BACKGROUND: Epidemiological analyses of aggregated data are often used to evaluate theoretical health effects of natural disasters. Such analyses are susceptible to confounding by unmeasured differences between the exposed and unexposed populations. To demonstrate the difference-in-difference method our population included all recorded Florida live births that reached 20 weeks gestation and conceived after the first hurricane of 2004 or in 2003 (when no hurricanes made landfall). Hurricane exposure was categorized using ≥74 mile per hour hurricane wind speed as well as a 60 km spatial buffer based on weather data from the National Oceanic and Atmospheric Administration. The effect of exposure was quantified as live birth rate differences and 95 % confidence intervals [RD (95 % CI)]. To illustrate sensitivity of the results, the difference-in-differences estimates were compared to general linear models adjusted for census-level covariates.

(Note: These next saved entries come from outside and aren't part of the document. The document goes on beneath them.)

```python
SIGNATURES = {
    "alabi_abi_version": (_i, []),
    "alabi_status_string": (C.c_char_p, [_i]),
    "alabi_last_error": (C.c_char_p, []),
# ... 29 lines not shown
    "alabi_kernel_matrix": (_i, [_vp, _i, _vp, _i, _i, _i, _d, _d, _pd, _vp, _vp]),
    "alabi_utility_scan": (_i, [_vp, _i, _vp, _ll, _pd, _d, _vp, _vp, _vp, _pd, _pll, _vp]),
    "alabi_utility_polish": (_i, [_vp, _i, _vp, _vp, _d, _i, _vp, _pd, _pi, _vp]),
    "alabi_utility_eval": (_i, [_i, _vp, _ll, _i, _pd, _d, _vp, _vp, _vp, _vp]),
    "alabi_ens_create": (_i, [_vp, _i, _i, _i, _pd, _ull, C.POINTER(_vp)]),
    "alabi_ens_destroy": (_i, [_vp]),
    "alabi_ens_set_logp_affine": (_i, [_vp, _d, _d]),
    "alabi_ens_set_normal_prior": (_i, [_vp, _pd, _pd]),
    "alabi_ens_set_logp_map": (_i, [_vp, _i]),
    "alabi_ens_surrogate": (_i, [_vp, _vp, _i, _vp, _vp]),
    "alabi_ens_propose": (_i, [_vp, _vp, _i, _i, _i, _vp, _vp, _vp]),
    "alabi_ens_accept": (_i, [_vp, _vp, _vp, _i, _i, _vp, _vp, _vp, _vp]),
    "alabi_ens_set_moves": (_i, [_vp, _i, _pi, _pd, _pd, _pd]),
    "alabi_ens_set_stream": (_i, [_vp, _i]),
    "alabi_ens_last_path": (_i, [_vp, _pi]),
    "alabi_ens_group_plan": (_i, [_vp, _pi]),
    "alabi_ens_lnprob": (_i, [_vp, _vp, _vp, _vp]),
    "alabi_ens_run": (_i, [_vp, _vp, _vp, _ll, _ll, _i, _d, _vp, _vp, _vp, _vp]),
    "alabi_chain_autocorr": (_i, [_vp, _ll, _i, _i, _vp, _vp]),
    "alabi_ens_draw": (_i, [_vp, _ll, _i, _d, _vp]),
    "alabi_ens_half_step": (_i, [_vp, _vp, _vp, _i, _i, _i, _i, _vp, _vp]),
    "alabi_dist_unique_id": (_i, [_vp]),
    "alabi_dist_comm_create": (_i, [_vp, _i, _i, C.POINTER(_vp)]),
    "alabi_dist_comm_create_callback": (_i, [_vp, _vp, _i, _i, C.POINTER(_vp)]),
    "alabi_dist_comm_destroy": (_i, [_vp]),
    "alabi_dist_comm_stats": (_i, [_vp, _pll]),
    "alabi_ens_run_sharded": (_i, [_vp, _vp, _vp, _vp, _ll, _ll, _i, _d, _vp, _vp, _vp, _vp]),
    "alabi_ens_step_lists": (_i, [_vp, _i, _vp, _pi, _vp]),
    "alabi_ens_step_with_randoms": (_i, [_vp, _vp, _vp, _vp, _i, _vp, _vp, _vp, _d, _vp, _vp]),
    "alabi_ens_export_draws": (_i, [_vp, _ll, _d, _vp, _pi, _vp, _vp, _vp, _vp, _vp, _vp]),
# ... 101 lines not shown
```

alabi_amd/csrc/api.hip:

```cpp
#include <atomic>
#include <cmath>
#include <cstdlib>
#include <mutex>
#include <new>
#include <vector>

#include "gp_device.hpp"

namespace alabi {
thread_local std::string g_last_error;

static inline hipStream_t as_stream(void* s) { return reinterpret_cast<hipStream_t>(s); }

__global__ void __launch_bounds__(256)
copy_factor_kernel(const double* __restrict__ L, int ld, int N, double* __restrict__ out) {
    size_t e = (size_t)blockIdx.x * 256 + threadIdx.x;
    if (e >= (size_t)N * N) return;
    int r = (int)(e / N), c = (int)(e % N);
    out[e] = (c <= r) ? L[(size_t)r * ld + c] : 0.0;
}

namespace {
struct CachedBuf { void* p; size_t bytes; };
std::mutex g_cache_mu;
// ... 560 lines not shown
int alabi_ens_destroy(alabi_ens* e) {
    if (!e) return ALABI_OK;
    if (e->graph_exec) (void)hipGraphExecDestroy(e->graph_exec);
    free_draws(e->draws);
    free_draws(e->draws2);
    free_move_buffers(e->mv);
    if (e->side_stream) (void)hipStreamDestroy(e->side_stream);
    if (e->ev_free) (void)hipEventDestroy(e->ev_free);
    if (e->ev_drawn) (void)hipEventDestroy(e->ev_drawn);
    if (e->run_state) (void)hipFree(e->run_state);
    if (e->consts) (void)hipFree(e->consts);
    if (e->hist) (void)hipFree(e->hist);
    if (e->part) (void)hipFree(e->part);
    if (e->cand) (void)hipFree(e->cand);
    if (e->err) (void)hipFree(e->err);
    delete e;
    return ALABI_OK;
}

int alabi_ens_set_normal_prior(alabi_ens* e, const double* mean, const double* std) {
    if (!e || !mean || !std) return ALABI_BAD_ARGUMENT;
    e->has_prior = 0; e->prior_const = 0.0;
    for (int k = 0; k < ALABI_MAX_DIM; ++k) { e->prior_mean[k] = 0.0; e->prior_istd[k] = 0.0; }
    for (int k = 0; k < e->d; ++k) {
        if (std::isfinite(mean[k]) && std::isfinite(std[k]) && std[k] > 0.0) {
            e->prior_mean[k] = mean[k];
            e->prior_istd[k] = 1.0 / std[k];
            e->prior_const += -std::log(std[k]) - 0.9189385332046727;
            e->has_prior = 1;
        }
// ... 38 lines not shown
    if (n > 0) { const int st = ensure_move_buffers(e); if (st != ALABI_OK) return st; }
    mt.n = n;
    e->moves = mt;
    e->has_de = de;
    e->drawn_n = 0;
    e->settings_gen++;
    if (e->graph_exec) { (void)hipGraphExecDestroy(e->graph_exec); e->graph_exec = nullptr; }
    return ALABI_OK;
}

int alabi_ens_set_stream(alabi_ens* e, int enabled) {
    if (!e) return ALABI_BAD_ARGUMENT;
    if (enabled && !(e->hist && e->err)) return ALABI_BAD_ARGUMENT;
    e->stream_ok = enabled ? 1 : 0;
    e->settings_gen++;
    return ALABI_OK;
}

int alabi_ens_last_path(alabi_ens* e, int* path) {
    if (!e || !path) return ALABI_BAD_ARGUMENT;
    *path = e->last_path;
    return ALABI_OK;
}

int alabi_ens_group_plan(alabi_ens* e, int* out) {
    if (!e || !out) return ALABI_BAD_ARGUMENT;
    for (int i = 0; i < 8; ++i) out[i] = e->group_plan[i];
    return ALABI_OK;
}
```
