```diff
+                    qvo[kk] = ((unsigned)(q_row[kk] - ylo) < (unsigned)ny && (unsigned)(q_col[kk] - xlo) < (unsigned)nx) ? qsx[kk] : OOB;
+            }
+            emit(st, npc, exactc, pvo, lane >= 32 ? OOB : pvo[0], qvo, qy0 * QWu + qx0, s1);
         };
         auto advance = [&]() __attribute__((always_inline)) {
             ++tile;
@@ -164,12 +200,32 @@
                 tX = 0;
                 if (++tY == a.tilesY) { tY = 0; ++n; }
             }
-            if (tile == a.ntiles) { tile = 0; n = 0; ++mc; }
+            if (tile == a.ntiles) {
+                tile = 0; n = 0; ++mc;
+                if (++mb == mtu) { mb = 0; ++cb; }
+            }
         };
         if (DVF_DBG(a, 64)) return;
         unsigned long long p0 = 0, p1 = 0, p2 = 0, p3 = 0, w_vm = 0, w_bar = 0, w_iss = 0;
         auto item_loop = [&](auto npc, auto exactc) __attribute__((always_inline)) {
-            issue(0, npc, exactc);
+            constexpr int NP = decltype(npc)::value;
+            constexpr bool EXACT = decltype(exactc)::value;
+            unsigned psx[4], qsx[NP];
+#pragma unroll
+            for (int kk = 0; kk < 4; ++kk)
+                psx[kk] = (!one_tile || (p_row[kk] < GHu && p_col[kk] < GWu)) ? p_off[kk] : OOB;
+            const unsigned ptx = lane >= 32 ? OOB : psx[0];
+#pragma unroll
+            for (int kk = 0; kk < NP; ++kk) {
+                qsx[kk] = OOB;
+                if (EXACT || kk < NPIu) {
+                    const int iy = q_row[kk] - (one_tile ? a.pad : 0), ix = q_col[kk] - (one_tile ? a.XA : 0);
+                    const bool ok = one_tile ? (iy >= 0) && (iy < QHu) && (ix >= 0) && (ix < QWu) : q_row[kk] >= 0;
+                    qsx[kk] = ok ? ((unsigned)(iy * QWu + ix) << 2) : OOB;
+                }
+            }
+            auto issue_st = [&](int st) __attribute__((always_inline)) { issue(st, npc, exactc, psx, ptx, qsx); };
+            issue_st(0);
             advance();
             for (int x = 0; x < nitems; ++x) {
                 DVF_STAMP(a, p0);
@@ -178,7 +234,7 @@
                 __builtin_amdgcn_s_barrier();
                 DVF_STAMP(a, p2);
                 if (x + 1 < nitems) {
-                    issue((x + 1) & 1, npc, exactc);
+                    issue_st((x + 1) & 1);
                     advance();
                 }
                 DVF_STAMP(a, p3);
@@ -222,6 +278,15 @@
             smem[PF + a.CK * a.PSq + e] = 1.f;
             smem[stage_floats + PF + a.CK * a.PSq + e] = 1.f;
         }
+    }
+    {
+        const int dma_floats = a.NPIq * (a.x4 ? 256 : 64), skew = a.PSq - dma_floats;
+        if (skew > 4)
+            for (int e = tid; e < a.CK * skew; e += 256) {
+                const int ci = e / skew, o = dma_floats + (e - ci * skew);
+                smem[PF + ci * a.PSq + o] = 0.f;
+                smem[stage_floats + PF + ci * a.PSq + o] = 0.f;
+            }
     }
     constexpr int NACC = TILE == 32 ? 16 : 4;
     typedef float accv __attribute__((ext_vector_type(NACC)));
```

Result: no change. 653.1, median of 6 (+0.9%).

This analysis demonstrates difference-in-differences as a method to control for time-invariant confounders investigating hurricane exposure on live birth rates. RESULTS: Difference-in-differences analysis yielded consistently null associations across exposure metrics and hurricanes for the post hurricane rate difference between exposed and unexposed areas (e.g., Hurricane Ivan for 60 km spatial buffer [-0.02 births/1000 individuals (-0.51, 0.47)]. In contrast, general linear models suggested a positive association between hurricane exposure and birth rate [Hurricane Ivan for 60 km spatial buffer (2.80 births/1000 individuals (1.94, 3.67)] but not all models. CONCLUSIONS: Ecological studies of associations between environmental exposures and health are susceptible to confounding due to unmeasured population attributes. Here we demonstrate an accessible method of control for time-invariant confounders for future research.